Il semble que cette stratégie d’usure du gouvernement algérien porte ses fruits. Bien que le mouvement étudiant continue, les échecs des manifestations des deux derniers samedis se font lourdement ressentir sur le moral des opposants. La Coordination Nationale pour le Changement et la Démocratie (CNCD) qui fédérait une grande partie de l’opposition toutes tendances politiques confondues, vient de se scinder en deux (lire l’article d’el watan à ce sujet). Face à un pouvoir autoritaire unie, l’opposition démocrate est divisée et affaiblie. Seul le mouvement étudiant semble encore tenir bon avec des universités qui restent mobilisées comme aujourd’hui à l’université de Bouzereah.
manifestation le 23 février à l'université de Bouzereah à Alger
Au final, les violations des droits de l’Homme en Algérie sont ignorées tandis que les regards sont tournés vers la Libye. Les gouvernements européens qui n’auront cessé de faire preuve de lâcheté pendant les révolutions arabes par leur tiédeur voir même leur complicité comme dans le cas de la France. Une fois de plus Paris s’illustre par son soutien à un régime autoritaire.
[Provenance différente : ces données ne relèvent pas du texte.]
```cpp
int32_t nep_iar_steps_graph(nep_iar* s, int32_t k0, int32_t count, int32_t refine_steps, nep_stream stream, int32_t* captured) {
    ARGCHK(s && count >= 1);
    if (captured) *captured = 0;
// ... 8 lines not shown
        hipGraph_t g = nullptr;
        hipError_t e = hipStreamEndCapture(st, &g);
        hipGraphExec_t ge = nullptr;
        if (!rc && e == hipSuccess && g && hipGraphInstantiate(&ge, g, nullptr, nullptr, 0) == hipSuccess && ge) {
            if (hipGraphLaunch(ge, st) == hipSuccess) { s->graphs.push_back(ge); ok = true; }
            else (void)hipGraphExecDestroy(ge);
        }
        if (g) (void)hipGraphDestroy(g);
        if (!ok) (void)hipGetLastError();
    } else (void)hipGetLastError();
    if (!ok) {
        s->wt_for = wt_for0; s->upload_waited = waited0; s->last = last0;
        return nep_iar_steps(s, k0, count, refine_steps, stream);
    }
    for (int32_t k = k0; k < k0 + count; ++k) {
        if (!s->ev[k]) HIPCHK(hipEventCreateWithFlags(&s->ev[k], hipEventDisableTiming | hipEventBlockingSync));
        HIPCHK(hipEventRecord(s->ev[k], st));
    }
    if (captured) *captured = 1;
    return NEP_OK;
}

int32_t nep_iar_wait(nep_iar* s, int32_t k) {
    ARGCHK(s && k >= 1 && k <= s->m && s->ev[k]);
    for (;;) {
        const hipError_t e = hipEventQuery(s->ev[k]);
        if (e == hipSuccess) return NEP_OK;
        if (e != hipErrorNotReady) HIPCHK(e);
        struct timespec ts = {0, 20000};
        nanosleep(&ts, nullptr);
// ... 11 lines not shown
```

nonlineareigenproblems.jl_amd/csrc/iar_run.hip:

```cpp
#include "common.h"
#include <algorithm>
#include <deque>
#include <map>
#include <mutex>
#include <vector>
#include <math.h>
#include <time.h>

extern "C" {
int32_t nep_iar_create(nep_spmf* spmf, nep_lu* lu, int64_t n, int32_t m, nep_cdouble* dV, int64_t ldv, const nep_cdouble* dCtab,
                       int64_t ldc, const int64_t* d_active, nep_cdouble* dwork3n, const double* h_cabs, const nep_cdouble* h_cf,
                       int32_t mt, nep_cdouble* dH, nep_cdouble* h_pinnedH, int32_t orth_method, nep_iar** out);
int32_t nep_iar_steps_graph(nep_iar* s, int32_t k0, int32_t count, int32_t refine_steps, nep_stream stream, int32_t* captured);
}

namespace {

constexpr double EPS = 2.220446049250313e-16;

__global__ void k_iar_active(int64_t* act, int64_t n, int m1) {
    const int j = blockIdx.x * blockDim.x + threadIdx.x;
    if (j < m1) act[j] = (int64_t)(j + 1) * n;
}
__global__ void k_iar_start(cplx* __restrict__ V, const cplx* __restrict__ v, double inv, int64_t n) {
    const int64_t i = (int64_t)blockIdx.x * blockDim.x + threadIdx.x;
    if (i < n) V[i] = cmake(v[i].x * inv, v[i].y * inv);
}

// ... 40 lines not shown
    RunStreams& r = g_rs[dev];
    if (!r.check || !r.eig || r.probed_for != main || (r.shared && r.retries < 3)) {
        if (r.shared) ++r.retries;
        r.shared = false;
        int rc = pick_stream(r.check, {main}, &r.check, &r.shared); if (rc) return rc;
        rc = pick_stream(r.eig, {main, r.check}, &r.eig, &r.shared); if (rc) return rc;
        r.probed_for = main;
    }
    *out = r;
    return NEP_OK;
}

struct Arena {
    int dev = -1; int64_t n = 0; int32_t m = 0, mt = 0;
    cplx* Hdev = nullptr; cplx* wdev = nullptr; cplx* Ctab = nullptr; cplx* work3n = nullptr; int64_t* active = nullptr;
    cplx* v0 = nullptr; double* d_norms = nullptr; void* eigwork = nullptr; int64_t wsz = 0; int bmax = 0;
    cplx* Hpin = nullptr; cplx* wpin = nullptr; double* npin = nullptr; cplx* stage = nullptr;
    void release() {
        for (void* p : {(void*)Hdev, (void*)wdev, (void*)Ctab, (void*)work3n, (void*)active, (void*)v0, (void*)d_norms, eigwork})
            if (p) nep_pool_free(p);
        for (void* p : {(void*)Hpin, (void*)wpin, (void*)npin, (void*)stage}) if (p) (void)hipHostFree(p);
        *this = Arena();
    }
};
std::mutex g_arena_mu;
std::vector<Arena> g_arenas;

int arena_acquire(int64_t n, int32_t m, int32_t mt, int bmax, Arena* out) {
    int dev = 0; HIPCHK(hipGetDevice(&dev));
    {
        std::lock_guard<std::mutex> lk(g_arena_mu);
        for (size_t i = 0; i < g_arenas.size(); ++i)
            if (g_arenas[i].dev == dev && g_arenas[i].n == n && g_arenas[i].m == m && g_arenas[i].mt == mt && g_arenas[i].bmax == bmax) {
                *out = g_arenas[i]; g_arenas.erase(g_arenas.begin() + i); return NEP_OK;
            }
    }
    Arena a; a.dev = dev; a.n = n; a.m = m; a.mt = mt; a.bmax = bmax;
    int64_t wsz = 0; int rc = nep_hess_eig_worksize(m, &wsz); if (rc) return rc;
    a.wsz = (wsz + 15) / 16 * 16;
    void* p = nullptr;
#define AL(dst, type, bytes) do { rc = nep_pool_alloc(&p, (size_t)(bytes)); if (rc) { a.release(); return rc; } dst = (type)p; } while (0)
    AL(a.Hdev, cplx*, (size_t)m * (m + 4) * 16);
    AL(a.wdev, cplx*, (size_t)m * (m + 2) * 16);
    AL(a.Ctab, cplx*, (size_t)m * mt * 16);
    AL(a.work3n, cplx*, (size_t)3 * n * 16);
    AL(a.active, int64_t*, (size_t)(m + 1) * 8);
    AL(a.v0, cplx*, (size_t)n * 16);
    AL(a.d_norms, double*, (size_t)m * 2 * m * 8);
    AL(a.eigwork, void*, (size_t)bmax * a.wsz);
#undef AL
    const size_t stage_bytes = std::max<size_t>((size_t)n * 16, (size_t)m * mt * 16);
    if (hipHostMalloc((void**)&a.Hpin, (size_t)m * (m + 4) * 16, hipHostMallocMapped) != hipSuccess ||
        hipHostMalloc((void**)&a.wpin, (size_t)m * (m + 2) * 16, hipHostMallocMapped) != hipSuccess ||
        hipHostMalloc((void**)&a.npin, (size_t)m * 2 * m * 8, hipHostMallocDefault) != hipSuccess ||
        hipHostMalloc((void**)&a.stage, stage_bytes, hipHostMallocDefault) != hipSuccess) {
        (void)hipGetLastError(); a.release();
        nep_set_error("nep_iar_run: pinned host allocation failed");
        return NEP_ERR_HIP;
    }
    *out = a;
    return NEP_OK;
}
void arena_return(Arena& a) {
    std::lock_guard<std::mutex> lk(g_arena_mu);
// ... 29 lines not shown
            const double om = w[step];
            if (om <= 2.0 * EPS) { ret = step; break; }
            if (om > 0.5 * w_prev) { ret = om > w_prev ? step - 1 : step; break; }
            if (step == umf) { ret = step; break; }
            w_prev = om;
        }
        if (ret < 0) ret = plan;
        last_omega = w[plan];
        recorded = std::max(ret, 1);
        const bool ok = isfinite(w[plan]) && (ret == plan || w[plan] <= std::max(4.0 * EPS, w[ret]));
        if (ok) { if (!hint_off) hint = recorded; } else { hint = -1; hint_off = true; }
        return ok;
    }
};

struct Batch { std::vector<int> kcs; cplx* Zb = nullptr; int kmax = 0; hipEvent_t evW = nullptr, evZ = nullptr; };
struct Check { int kc = 0; std::vector<double> lam; cplx* QT = nullptr; std::vector<double> F; hipEvent_t ev = nullptr; cplx* Zb_owner = nullptr; };

inline cplx hc(const nep_cdouble& z) { cplx r; r.x = z.re; r.y = z.im; return r; }
inline bool ev_done(hipEvent_t e) {
    if (hipEventQuery(e) == hipSuccess) return true;
    (void)hipGetLastError();
    return false;
}

struct Run {
    nep_spmf* spmf; nep_lu* lu; int64_t n; nep_iar_opts o; nep_fv_eval fv; void* ctx; const double* h_fro;
    hipStream_t st; RunStreams rs; Arena a; bool have_arena = false;
    int32_t m, mt; int64_t ldv;
    cplx* V = nullptr; bool own_V = true; nep_iar* step = nullptr;
    Refine ref;
    std::vector<char> filled; std::vector<int> plans;
    std::vector<hipEvent_t> ev_pool;
    std::vector<double> s_lam; std::vector<int> s_idx; cplx* s_QT = nullptr; int s_kq = 0; int conv = 0; int k_checked = 0;
    std::vector<double> s_err;
    double* h_err = nullptr;
    int retry = 0;

    hipEvent_t event() {
        if (!ev_pool.empty()) { hipEvent_t e = ev_pool.back(); ev_pool.pop_back(); return e; }
        hipEvent_t e = nullptr;
        if (hipEventCreateWithFlags(&e, hipEventDisableTiming) != hipSuccess) { (void)hipGetLastError(); return nullptr; }
        return e;
    }
    void done(hipEvent_t e) { if (e) ev_pool.push_back(e); }

    int fail_kind = 0, fail_at = 0;
    int fill_H(int kk) {
        for (int j = 1; j <= kk; ++j) {
            if (filled[j]) continue;
            if (fail_at == j && (fail_kind == 1 || fail_kind == 2)) {
                retry = fail_kind; nep_set_error("nep_iar_run: injected miss of kind %d at step %d", fail_kind, j); return NEP_ERR_RETRY;
// ... 5 lines not shown
            if (ref.umf > 0) {
                const int plan = plans[j];
                const bool final_rec = !((plan & 0x100) && (j % 8) != 0);
                if (!ref.review((const double*)(row + j + 2), plan & 0xff, final_rec)) {
                    retry = 1; nep_set_error("nep_iar_run: the refinement record of step %d asks for more sweeps than were taken", j);
                    return NEP_ERR_RETRY;
                }
            }
            filled[j] = 1;
        }
        return NEP_OK;
    }
    ~Run() {
        if (step) (void)nep_iar_destroy(step);
        if (V && own_V) nep_pool_free_on(V, st, true);
        if (s_QT) nep_pool_free_on(s_QT, rs.check, true);
        for (hipEvent_t e : ev_pool) (void)hipEventDestroy(e);
        if (have_arena) arena_return(a);
    }
};

}

extern "C" {

int32_t nep_refine_review(int32_t umfpack_refinements, int32_t plan, int32_t final_recorded, const double* w4, int32_t hint_in,
                          int32_t out[4]) {
    ARGCHK(w4 && out && plan >= 0 && plan <= 3 && umfpack_refinements >= 0);
    Refine r; r.umf = umfpack_refinements; r.hint = hint_in;
    const bool ok = r.review(w4, plan, final_recorded != 0);
    out[0] = ok ? 1 : 0; out[1] = r.recorded; out[2] = r.hint; out[3] = r.hint_off ? 1 : 0;
    return NEP_OK;
}
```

Raffarin, ancien premier ministre français, envoyé par le président Sarkozy pour aller discuter Bouteflika, a dit sur Europe 1 avoir parlé d’économie mais visiblement, il n’a pas parlé de Droits de l’Homme:
Raffarin veut parler de choses concrètes, soit. Donc parlons de choses concrètes. L’Algérie est classée 109e au classement des pays les moins corrompus par Transparency international. La corruption est un frein évident au développement car l’argent public est détourné de son but initial, l’investissement dans des infrastructures publiques, pour aller dans la poche des dirigeants qui le plus souvent vont dépenser les sommes volées au peuple dans des produits de luxe ou de l’immobilier à l’étranger. Pas besoin d’avoir un doctorat en économie d’harvard pour comprendre que l’argent qui fuit à l’étranger n’ira pas alimenter le développement algérien. La corruption du système algérien est entretenue par un système autoritaire qui permet à des généraux de se maintenir en place par la force. Tant que le pillage de l’Algérie continuera empêchant une juste répartition des revenus, le développement de l’Algérie et donc la créations d’emplois « choses concrètes » seront considérablement freinés. Raffarin aurait mieux fait de lire l’analyse d’un membre du groupe facebook Algérie pacifique à ce sujet:
Le conseil des ministres vient d’accoucher d’une souris. On dirait ces ministres avec leur président ne vivent pas en Algérie ou plutôt considère leur peuple immature et ne comprend rien à la politique. Ils nous disent qu’ils ont construit des millions de logements alors la crise continue à frapper des millions de jeunes sans logements. Ils disent qu’ils ont créé des milliers d’emplois et de PME alors que des millions de jeunes avec ou sans diplômes souffrent du chômage. Ils disent qu’ils ont construit beaucoup de routes, tout le monde voit l’état dans lequel se trouvent nos routes, ils disent avoir une politique de santé, alors que tout le monde voit la réalité de nos hôpitaux et la disparition répétée de médicaments. Ils disent avoir une politique de l’agriculture alors la réalité ils importent tout de l’extérieur. La seule réalité vraiment réelle de ce pouvoir est qu’il est menteur, rentier, tribaliste et corrompu.